> **WHAT THIS TASK INVOLVES**
Nothing in the data should be altered when it is repeated in full.

(Dataset entries)
[Start of Attachment]

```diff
-                decode(w);
+                pos[w] = i;
+            };
+#pragma unroll 1
+            while (true) {
+                run(0, end0);
+                run(1, end1);
+                if (pos[0] >= end0 || pos[1] >= end1) break;
+                const int4 d = cur[0];
+                const float2 a2 = make_float2(__int_as_float(d.z), __int_as_float(d.z));
+                const float2 b2 = make_float2(__int_as_float(cur[1].z), __int_as_float(cur[1].z));
+                const float *__restrict__ pl = reinterpret_cast<const float *>(lbuf + d.x);
+                const float *__restrict__ pr = reinterpret_cast<const float *>(lbuf + d.y);
+                cur[0] = ring[0][++pos[0]];
+                cur[1] = ring[1][++pos[1]];
+#pragma unroll
+                for (int r = 0; r < KT_TR / 2; ++r) {
+                    const float2 lg = __fadd2_rn(make_float2(pl[64 * r], pl[64 * r + 32]),
+                                                 make_float2(pr[64 * r], pr[64 * r + 32]));
+                    acc[0][r] = __ffma2_rn(a2, lg, acc[0][r]);
+                    acc[1][r] = __ffma2_rn(b2, lg, acc[1][r]);
+                }
             }
+            const bool r0 = pos[0] == cnt[0] && mnext[0] < mend[0];
+            const bool r1 = pos[1] == cnt[1] && mnext[1] < mend[1];
+            if (!r0 && !r1) break;
+            if (r0) decode(0);
+            if (r1) decode(1);
         }
         if (((sabs0 + s) & (KT_FLUSH - 1)) == KT_FLUSH - 1) {
 #pragma unroll
-            for (int w = 0; w < KT_RW; ++w)
+            for (int w = 0; w < 2; ++w)
 #pragma unroll
                 for (int r = 0; r < KT_TR / 2; ++r) {
                     tot[w][r] = __fadd2_rn(tot[w][r], acc[w][r]);
@@ -318,8 +361,8 @@
         if (lane == 0) kt_mbar_arrive(&empty[slot]);
     }
 #pragma unroll
-    for (int w = 0; w < KT_RW; ++w) {
-        const int ti = t0 + warp + w * KT_NW;
+    for (int w = 0; w < 2; ++w) {
+        const int ti = t0 + 2 * warp + w;
         if (!live[w]) continue;
 #pragma unroll
         for (int r = 0; r < KT_TR / 2; ++r) {
```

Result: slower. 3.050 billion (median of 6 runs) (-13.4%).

[End of Attachment]

> **EXERCISE SOLUTION**
```diff
-                decode(w);
+                pos[w] = i;
+            };
+#pragma unroll 1
+            while (true) {
+                run(0, end0);
+                run(1, end1);
+                if (pos[0] >= end0 || pos[1] >= end1) break;
+                const int4 d = cur[0];
+                const float2 a2 = make_float2(__int_as_float(d.z), __int_as_float(d.z));
+                const float2 b2 = make_float2(__int_as_float(cur[1].z), __int_as_float(cur[1].z));
+                const float *__restrict__ pl = reinterpret_cast<const float *>(lbuf + d.x);
+                const float *__restrict__ pr = reinterpret_cast<const float *>(lbuf + d.y);
+                cur[0] = ring[0][++pos[0]];
+                cur[1] = ring[1][++pos[1]];
+#pragma unroll
+                for (int r = 0; r < KT_TR / 2; ++r) {
+                    const float2 lg = __fadd2_rn(make_float2(pl[64 * r], pl[64 * r + 32]),
+                                                 make_float2(pr[64 * r], pr[64 * r + 32]));
+                    acc[0][r] = __ffma2_rn(a2, lg, acc[0][r]);
+                    acc[1][r] = __ffma2_rn(b2, lg, acc[1][r]);
+                }
             }
+            const bool r0 = pos[0] == cnt[0] && mnext[0] < mend[0];
+            const bool r1 = pos[1] == cnt[1] && mnext[1] < mend[1];
+            if (!r0 && !r1) break;
+            if (r0) decode(0);
+            if (r1) decode(1);
         }
         if (((sabs0 + s) & (KT_FLUSH - 1)) == KT_FLUSH - 1) {
 #pragma unroll
-            for (int w = 0; w < KT_RW; ++w)
+            for (int w = 0; w < 2; ++w)
 #pragma unroll
                 for (int r = 0; r < KT_TR / 2; ++r) {
                     tot[w][r] = __fadd2_rn(tot[w][r], acc[w][r]);
@@ -318,8 +361,8 @@
         if (lane == 0) kt_mbar_arrive(&empty[slot]);
     }
 #pragma unroll
-    for (int w = 0; w < KT_RW; ++w) {
-        const int ti = t0 + warp + w * KT_NW;
+    for (int w = 0; w < 2; ++w) {
+        const int ti = t0 + 2 * warp + w;
         if (!live[w]) continue;
 #pragma unroll
         for (int r = 0; r < KT_TR / 2; ++r) {
```

Result: slower. 3.050 billion (median of 6 runs) (-13.4%).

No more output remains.